:: Problem to work on ::
From the entries below, extract every line that includes the word "CUtensorMap".

:: Data to process ::

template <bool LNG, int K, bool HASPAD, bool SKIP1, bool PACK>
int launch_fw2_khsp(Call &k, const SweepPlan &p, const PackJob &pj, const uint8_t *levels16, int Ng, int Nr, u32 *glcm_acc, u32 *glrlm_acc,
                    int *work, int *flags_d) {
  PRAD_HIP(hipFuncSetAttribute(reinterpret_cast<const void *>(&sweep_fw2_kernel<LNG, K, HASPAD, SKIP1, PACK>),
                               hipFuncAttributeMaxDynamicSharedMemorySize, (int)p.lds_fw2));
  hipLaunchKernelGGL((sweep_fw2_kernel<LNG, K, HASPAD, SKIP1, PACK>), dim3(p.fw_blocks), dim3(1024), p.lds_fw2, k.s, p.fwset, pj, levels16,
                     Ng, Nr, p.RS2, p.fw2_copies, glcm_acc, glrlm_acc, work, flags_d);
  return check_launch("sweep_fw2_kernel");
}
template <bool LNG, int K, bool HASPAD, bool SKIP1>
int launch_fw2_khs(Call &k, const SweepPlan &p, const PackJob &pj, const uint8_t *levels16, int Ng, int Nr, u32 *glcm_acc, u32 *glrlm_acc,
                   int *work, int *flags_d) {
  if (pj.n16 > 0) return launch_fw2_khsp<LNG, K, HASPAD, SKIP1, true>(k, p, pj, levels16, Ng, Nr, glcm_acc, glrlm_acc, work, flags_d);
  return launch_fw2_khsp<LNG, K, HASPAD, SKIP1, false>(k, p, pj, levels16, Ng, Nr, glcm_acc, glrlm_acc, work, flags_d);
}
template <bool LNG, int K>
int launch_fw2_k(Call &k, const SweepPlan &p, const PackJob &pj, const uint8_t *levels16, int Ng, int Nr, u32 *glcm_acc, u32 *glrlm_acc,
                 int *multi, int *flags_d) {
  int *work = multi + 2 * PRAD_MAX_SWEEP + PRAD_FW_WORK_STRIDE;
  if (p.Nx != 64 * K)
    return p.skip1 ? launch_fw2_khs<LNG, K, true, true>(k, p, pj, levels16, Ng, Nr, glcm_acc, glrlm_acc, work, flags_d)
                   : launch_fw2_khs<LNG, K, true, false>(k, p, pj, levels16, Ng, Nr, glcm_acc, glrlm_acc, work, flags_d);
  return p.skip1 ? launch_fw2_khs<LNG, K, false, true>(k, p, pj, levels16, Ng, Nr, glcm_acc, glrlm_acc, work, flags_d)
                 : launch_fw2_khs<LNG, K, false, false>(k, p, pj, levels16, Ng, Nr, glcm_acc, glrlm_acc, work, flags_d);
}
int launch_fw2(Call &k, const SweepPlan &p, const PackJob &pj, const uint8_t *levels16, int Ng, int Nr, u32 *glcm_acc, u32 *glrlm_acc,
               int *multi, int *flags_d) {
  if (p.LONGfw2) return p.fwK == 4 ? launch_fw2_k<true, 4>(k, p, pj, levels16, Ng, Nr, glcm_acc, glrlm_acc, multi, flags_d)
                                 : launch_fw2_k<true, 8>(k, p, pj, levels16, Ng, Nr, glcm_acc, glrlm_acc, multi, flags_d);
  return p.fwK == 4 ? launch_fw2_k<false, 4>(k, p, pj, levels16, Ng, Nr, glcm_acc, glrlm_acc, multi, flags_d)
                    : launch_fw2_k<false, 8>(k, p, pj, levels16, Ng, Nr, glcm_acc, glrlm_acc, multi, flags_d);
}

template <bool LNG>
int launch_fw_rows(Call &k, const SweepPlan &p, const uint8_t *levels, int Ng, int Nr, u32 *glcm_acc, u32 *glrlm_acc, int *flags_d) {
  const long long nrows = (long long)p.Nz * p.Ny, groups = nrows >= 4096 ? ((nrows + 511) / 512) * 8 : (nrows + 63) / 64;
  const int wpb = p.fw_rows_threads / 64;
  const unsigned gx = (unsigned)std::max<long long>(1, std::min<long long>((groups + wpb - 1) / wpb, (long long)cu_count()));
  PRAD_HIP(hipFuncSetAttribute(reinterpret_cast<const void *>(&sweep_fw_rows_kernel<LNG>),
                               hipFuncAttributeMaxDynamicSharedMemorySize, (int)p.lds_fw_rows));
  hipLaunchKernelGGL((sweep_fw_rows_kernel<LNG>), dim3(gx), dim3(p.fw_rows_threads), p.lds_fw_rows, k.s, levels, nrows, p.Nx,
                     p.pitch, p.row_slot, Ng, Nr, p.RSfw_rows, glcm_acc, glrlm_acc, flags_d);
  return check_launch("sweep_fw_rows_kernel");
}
...
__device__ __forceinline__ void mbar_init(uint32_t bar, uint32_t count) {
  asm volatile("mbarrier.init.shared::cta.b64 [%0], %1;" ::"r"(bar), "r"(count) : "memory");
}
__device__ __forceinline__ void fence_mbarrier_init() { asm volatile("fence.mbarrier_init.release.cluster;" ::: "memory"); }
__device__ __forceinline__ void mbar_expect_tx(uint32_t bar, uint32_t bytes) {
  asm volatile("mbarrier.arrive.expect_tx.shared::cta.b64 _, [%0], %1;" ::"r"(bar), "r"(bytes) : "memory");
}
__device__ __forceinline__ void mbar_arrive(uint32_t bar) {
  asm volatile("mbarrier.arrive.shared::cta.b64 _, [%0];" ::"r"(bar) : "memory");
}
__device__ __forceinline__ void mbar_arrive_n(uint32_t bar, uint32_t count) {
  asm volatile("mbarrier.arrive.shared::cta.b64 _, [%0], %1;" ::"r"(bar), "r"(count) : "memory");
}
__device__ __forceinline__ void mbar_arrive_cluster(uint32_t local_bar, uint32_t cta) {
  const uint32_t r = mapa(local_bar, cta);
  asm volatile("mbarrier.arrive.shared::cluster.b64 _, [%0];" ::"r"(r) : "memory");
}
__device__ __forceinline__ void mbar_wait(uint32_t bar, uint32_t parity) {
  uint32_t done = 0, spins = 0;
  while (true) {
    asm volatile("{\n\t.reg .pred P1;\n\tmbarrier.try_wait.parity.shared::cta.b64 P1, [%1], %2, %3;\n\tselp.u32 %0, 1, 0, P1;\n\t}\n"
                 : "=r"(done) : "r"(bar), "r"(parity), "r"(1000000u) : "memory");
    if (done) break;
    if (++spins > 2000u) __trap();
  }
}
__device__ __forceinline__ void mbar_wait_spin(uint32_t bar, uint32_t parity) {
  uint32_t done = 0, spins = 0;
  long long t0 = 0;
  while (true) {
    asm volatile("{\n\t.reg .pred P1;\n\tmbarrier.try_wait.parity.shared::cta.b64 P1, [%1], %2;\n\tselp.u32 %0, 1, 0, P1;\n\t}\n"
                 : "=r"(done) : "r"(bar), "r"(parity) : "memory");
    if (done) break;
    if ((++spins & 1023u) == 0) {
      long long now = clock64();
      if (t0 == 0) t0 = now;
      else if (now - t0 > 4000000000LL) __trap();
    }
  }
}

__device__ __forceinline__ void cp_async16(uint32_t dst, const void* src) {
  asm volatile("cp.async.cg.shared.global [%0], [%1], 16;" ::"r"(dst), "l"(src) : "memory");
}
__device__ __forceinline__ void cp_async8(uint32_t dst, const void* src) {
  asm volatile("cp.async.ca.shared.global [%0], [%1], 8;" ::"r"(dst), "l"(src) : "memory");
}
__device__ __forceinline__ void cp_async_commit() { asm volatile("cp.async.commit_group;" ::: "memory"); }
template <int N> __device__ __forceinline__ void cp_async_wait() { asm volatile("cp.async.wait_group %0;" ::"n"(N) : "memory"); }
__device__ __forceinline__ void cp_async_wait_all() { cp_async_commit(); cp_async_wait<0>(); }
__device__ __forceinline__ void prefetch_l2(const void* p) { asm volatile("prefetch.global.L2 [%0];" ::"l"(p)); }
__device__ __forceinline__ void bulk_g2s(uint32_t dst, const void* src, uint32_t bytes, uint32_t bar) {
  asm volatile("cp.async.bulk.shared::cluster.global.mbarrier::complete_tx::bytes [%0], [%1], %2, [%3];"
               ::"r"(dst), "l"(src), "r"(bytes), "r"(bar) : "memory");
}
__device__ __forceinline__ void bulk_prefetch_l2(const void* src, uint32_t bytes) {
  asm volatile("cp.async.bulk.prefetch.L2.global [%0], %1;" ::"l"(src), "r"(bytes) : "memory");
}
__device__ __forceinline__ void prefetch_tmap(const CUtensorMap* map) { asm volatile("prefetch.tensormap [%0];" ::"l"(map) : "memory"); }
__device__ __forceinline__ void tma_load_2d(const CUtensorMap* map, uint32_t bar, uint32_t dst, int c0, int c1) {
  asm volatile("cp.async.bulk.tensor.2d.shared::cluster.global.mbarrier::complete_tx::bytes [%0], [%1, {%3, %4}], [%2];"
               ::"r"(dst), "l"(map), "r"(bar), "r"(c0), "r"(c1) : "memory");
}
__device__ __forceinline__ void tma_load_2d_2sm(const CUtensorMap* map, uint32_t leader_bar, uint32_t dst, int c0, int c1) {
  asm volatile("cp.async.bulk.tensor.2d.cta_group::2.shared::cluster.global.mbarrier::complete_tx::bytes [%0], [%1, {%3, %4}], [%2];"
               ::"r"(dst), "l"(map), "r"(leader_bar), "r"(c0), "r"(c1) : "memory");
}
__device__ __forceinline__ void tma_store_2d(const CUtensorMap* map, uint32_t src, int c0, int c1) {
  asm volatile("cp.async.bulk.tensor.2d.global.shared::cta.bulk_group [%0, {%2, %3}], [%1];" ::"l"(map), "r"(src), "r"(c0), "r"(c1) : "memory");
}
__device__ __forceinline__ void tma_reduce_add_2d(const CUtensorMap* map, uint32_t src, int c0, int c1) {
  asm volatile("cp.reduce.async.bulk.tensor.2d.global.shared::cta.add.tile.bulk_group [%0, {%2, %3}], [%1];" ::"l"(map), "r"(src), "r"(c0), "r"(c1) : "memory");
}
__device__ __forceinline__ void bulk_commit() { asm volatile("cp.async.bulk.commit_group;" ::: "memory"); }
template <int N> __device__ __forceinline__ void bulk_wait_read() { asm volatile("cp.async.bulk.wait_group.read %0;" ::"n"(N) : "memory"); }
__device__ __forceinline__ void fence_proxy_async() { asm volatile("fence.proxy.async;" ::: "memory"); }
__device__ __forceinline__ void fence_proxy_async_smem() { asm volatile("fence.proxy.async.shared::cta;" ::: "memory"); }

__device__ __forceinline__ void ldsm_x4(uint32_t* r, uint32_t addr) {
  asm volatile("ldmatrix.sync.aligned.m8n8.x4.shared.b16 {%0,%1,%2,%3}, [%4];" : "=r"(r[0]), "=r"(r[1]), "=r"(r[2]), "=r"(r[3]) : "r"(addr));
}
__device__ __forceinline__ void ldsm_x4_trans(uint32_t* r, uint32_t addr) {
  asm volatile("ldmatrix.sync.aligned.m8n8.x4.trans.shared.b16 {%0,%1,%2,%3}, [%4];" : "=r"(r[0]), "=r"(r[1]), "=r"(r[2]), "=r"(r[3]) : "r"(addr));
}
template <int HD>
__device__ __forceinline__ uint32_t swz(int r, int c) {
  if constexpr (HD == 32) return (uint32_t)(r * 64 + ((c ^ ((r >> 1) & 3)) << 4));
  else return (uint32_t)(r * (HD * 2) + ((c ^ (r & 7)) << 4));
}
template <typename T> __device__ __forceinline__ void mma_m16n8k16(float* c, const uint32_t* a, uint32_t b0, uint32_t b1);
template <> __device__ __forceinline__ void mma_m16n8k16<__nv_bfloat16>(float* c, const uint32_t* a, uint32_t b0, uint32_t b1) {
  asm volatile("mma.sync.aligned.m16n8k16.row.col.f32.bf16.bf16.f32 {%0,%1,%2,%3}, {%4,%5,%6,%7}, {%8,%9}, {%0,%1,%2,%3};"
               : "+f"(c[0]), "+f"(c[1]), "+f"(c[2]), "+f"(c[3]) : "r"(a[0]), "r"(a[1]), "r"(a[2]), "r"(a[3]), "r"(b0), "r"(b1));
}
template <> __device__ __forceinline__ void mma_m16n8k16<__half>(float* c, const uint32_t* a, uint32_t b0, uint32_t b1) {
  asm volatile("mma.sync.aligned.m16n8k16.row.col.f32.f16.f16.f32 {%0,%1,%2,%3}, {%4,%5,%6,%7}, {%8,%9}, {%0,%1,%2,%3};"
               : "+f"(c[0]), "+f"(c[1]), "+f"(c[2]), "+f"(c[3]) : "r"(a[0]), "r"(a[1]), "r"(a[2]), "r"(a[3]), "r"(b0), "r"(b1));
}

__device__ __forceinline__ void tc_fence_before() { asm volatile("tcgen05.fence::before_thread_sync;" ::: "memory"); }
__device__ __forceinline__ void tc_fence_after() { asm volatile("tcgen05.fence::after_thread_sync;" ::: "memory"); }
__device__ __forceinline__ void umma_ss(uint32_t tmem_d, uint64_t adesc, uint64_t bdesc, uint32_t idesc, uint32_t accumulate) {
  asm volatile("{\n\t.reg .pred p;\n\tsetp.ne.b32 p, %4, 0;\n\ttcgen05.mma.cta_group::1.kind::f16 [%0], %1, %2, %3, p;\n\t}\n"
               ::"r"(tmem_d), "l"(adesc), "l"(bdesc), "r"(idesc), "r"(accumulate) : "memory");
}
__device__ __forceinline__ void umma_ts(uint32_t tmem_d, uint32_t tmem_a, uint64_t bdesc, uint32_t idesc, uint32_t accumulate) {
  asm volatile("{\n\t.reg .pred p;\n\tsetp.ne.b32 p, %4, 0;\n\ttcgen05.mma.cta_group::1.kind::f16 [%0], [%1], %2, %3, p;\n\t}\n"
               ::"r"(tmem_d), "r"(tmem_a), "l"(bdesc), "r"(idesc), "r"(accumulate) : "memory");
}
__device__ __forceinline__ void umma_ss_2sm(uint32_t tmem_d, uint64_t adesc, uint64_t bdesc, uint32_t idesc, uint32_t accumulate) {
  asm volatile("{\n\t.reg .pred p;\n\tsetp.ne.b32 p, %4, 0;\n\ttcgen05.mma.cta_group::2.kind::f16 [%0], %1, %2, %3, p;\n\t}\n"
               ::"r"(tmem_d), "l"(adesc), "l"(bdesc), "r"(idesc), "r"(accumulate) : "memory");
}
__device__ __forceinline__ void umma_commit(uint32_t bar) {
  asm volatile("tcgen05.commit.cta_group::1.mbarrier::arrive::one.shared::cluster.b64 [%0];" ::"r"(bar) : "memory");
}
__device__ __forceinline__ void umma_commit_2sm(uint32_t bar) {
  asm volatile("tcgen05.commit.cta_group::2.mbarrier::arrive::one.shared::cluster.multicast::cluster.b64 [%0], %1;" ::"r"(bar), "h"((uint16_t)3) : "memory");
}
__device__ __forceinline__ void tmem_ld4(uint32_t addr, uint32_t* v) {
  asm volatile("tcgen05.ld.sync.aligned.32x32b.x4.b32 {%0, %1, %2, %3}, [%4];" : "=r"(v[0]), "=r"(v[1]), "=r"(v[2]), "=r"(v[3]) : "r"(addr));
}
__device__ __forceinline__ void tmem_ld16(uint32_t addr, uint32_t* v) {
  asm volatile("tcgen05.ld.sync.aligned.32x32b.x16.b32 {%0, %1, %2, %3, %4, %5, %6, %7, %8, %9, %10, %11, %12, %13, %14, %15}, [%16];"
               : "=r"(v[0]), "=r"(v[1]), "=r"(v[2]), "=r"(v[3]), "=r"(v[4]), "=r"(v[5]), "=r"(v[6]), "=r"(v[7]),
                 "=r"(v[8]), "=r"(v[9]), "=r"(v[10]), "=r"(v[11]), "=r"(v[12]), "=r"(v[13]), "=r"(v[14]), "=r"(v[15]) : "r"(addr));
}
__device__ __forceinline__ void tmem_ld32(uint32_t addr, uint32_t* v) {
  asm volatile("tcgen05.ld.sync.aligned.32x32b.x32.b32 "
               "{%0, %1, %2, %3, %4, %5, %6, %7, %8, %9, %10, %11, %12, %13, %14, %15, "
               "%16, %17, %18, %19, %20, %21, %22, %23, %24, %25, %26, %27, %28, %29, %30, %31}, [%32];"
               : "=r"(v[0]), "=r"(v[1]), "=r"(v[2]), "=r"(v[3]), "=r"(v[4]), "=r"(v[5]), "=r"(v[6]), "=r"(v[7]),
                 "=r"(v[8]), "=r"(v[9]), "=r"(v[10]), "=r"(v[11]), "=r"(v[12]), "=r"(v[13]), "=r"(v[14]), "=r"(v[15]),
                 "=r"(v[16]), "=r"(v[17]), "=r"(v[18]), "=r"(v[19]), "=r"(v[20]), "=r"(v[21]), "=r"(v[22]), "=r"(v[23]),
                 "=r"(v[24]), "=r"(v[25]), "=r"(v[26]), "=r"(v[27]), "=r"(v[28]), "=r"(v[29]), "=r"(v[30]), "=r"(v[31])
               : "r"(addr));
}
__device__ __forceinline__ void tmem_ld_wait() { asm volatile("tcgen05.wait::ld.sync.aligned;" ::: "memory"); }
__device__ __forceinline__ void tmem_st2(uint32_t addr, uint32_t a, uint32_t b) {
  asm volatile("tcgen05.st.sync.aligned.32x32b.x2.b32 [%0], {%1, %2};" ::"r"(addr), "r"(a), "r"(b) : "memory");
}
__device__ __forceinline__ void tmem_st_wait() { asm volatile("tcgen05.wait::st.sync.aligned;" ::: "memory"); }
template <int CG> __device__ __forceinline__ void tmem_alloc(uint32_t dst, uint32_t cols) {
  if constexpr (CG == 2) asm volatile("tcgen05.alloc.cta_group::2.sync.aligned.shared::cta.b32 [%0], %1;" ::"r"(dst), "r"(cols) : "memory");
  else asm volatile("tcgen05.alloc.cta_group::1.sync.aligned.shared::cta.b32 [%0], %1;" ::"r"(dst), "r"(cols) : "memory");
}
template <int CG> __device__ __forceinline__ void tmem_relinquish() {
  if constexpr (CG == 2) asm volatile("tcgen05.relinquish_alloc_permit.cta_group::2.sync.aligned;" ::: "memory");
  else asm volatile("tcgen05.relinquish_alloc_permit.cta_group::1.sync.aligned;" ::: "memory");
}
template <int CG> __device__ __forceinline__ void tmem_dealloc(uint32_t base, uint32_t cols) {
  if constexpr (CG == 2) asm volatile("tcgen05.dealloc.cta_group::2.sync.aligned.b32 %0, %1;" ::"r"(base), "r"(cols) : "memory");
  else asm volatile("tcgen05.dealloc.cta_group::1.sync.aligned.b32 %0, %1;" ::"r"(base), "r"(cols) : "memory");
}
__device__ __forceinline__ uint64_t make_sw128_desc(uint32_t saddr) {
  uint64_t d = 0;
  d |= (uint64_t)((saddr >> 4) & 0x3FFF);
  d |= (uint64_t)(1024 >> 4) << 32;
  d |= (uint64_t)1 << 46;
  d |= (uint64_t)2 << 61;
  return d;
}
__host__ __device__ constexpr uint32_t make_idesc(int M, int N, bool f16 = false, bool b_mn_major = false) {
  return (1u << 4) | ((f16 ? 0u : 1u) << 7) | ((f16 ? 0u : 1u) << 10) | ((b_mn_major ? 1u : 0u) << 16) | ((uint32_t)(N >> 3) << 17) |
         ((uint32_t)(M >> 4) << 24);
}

:: Answer box ::
__device__ __forceinline__ void prefetch_tmap(const CUtensorMap* map) { asm volatile("prefetch.tensormap [%0];" ::"l"(map) : "memory"); }
__device__ __forceinline__ void tma_load_2d(const CUtensorMap* map, uint32_t bar, uint32_t dst, int c0, int c1) {
__device__ __forceinline__ void tma_load_2d_2sm(const CUtensorMap* map, uint32_t leader_bar, uint32_t dst, int c0, int c1) {
__device__ __forceinline__ void tma_store_2d(const CUtensorMap* map, uint32_t src, int c0, int c1) {
__device__ __forceinline__ void tma_reduce_add_2d(const CUtensorMap* map, uint32_t src, int c0, int c1) {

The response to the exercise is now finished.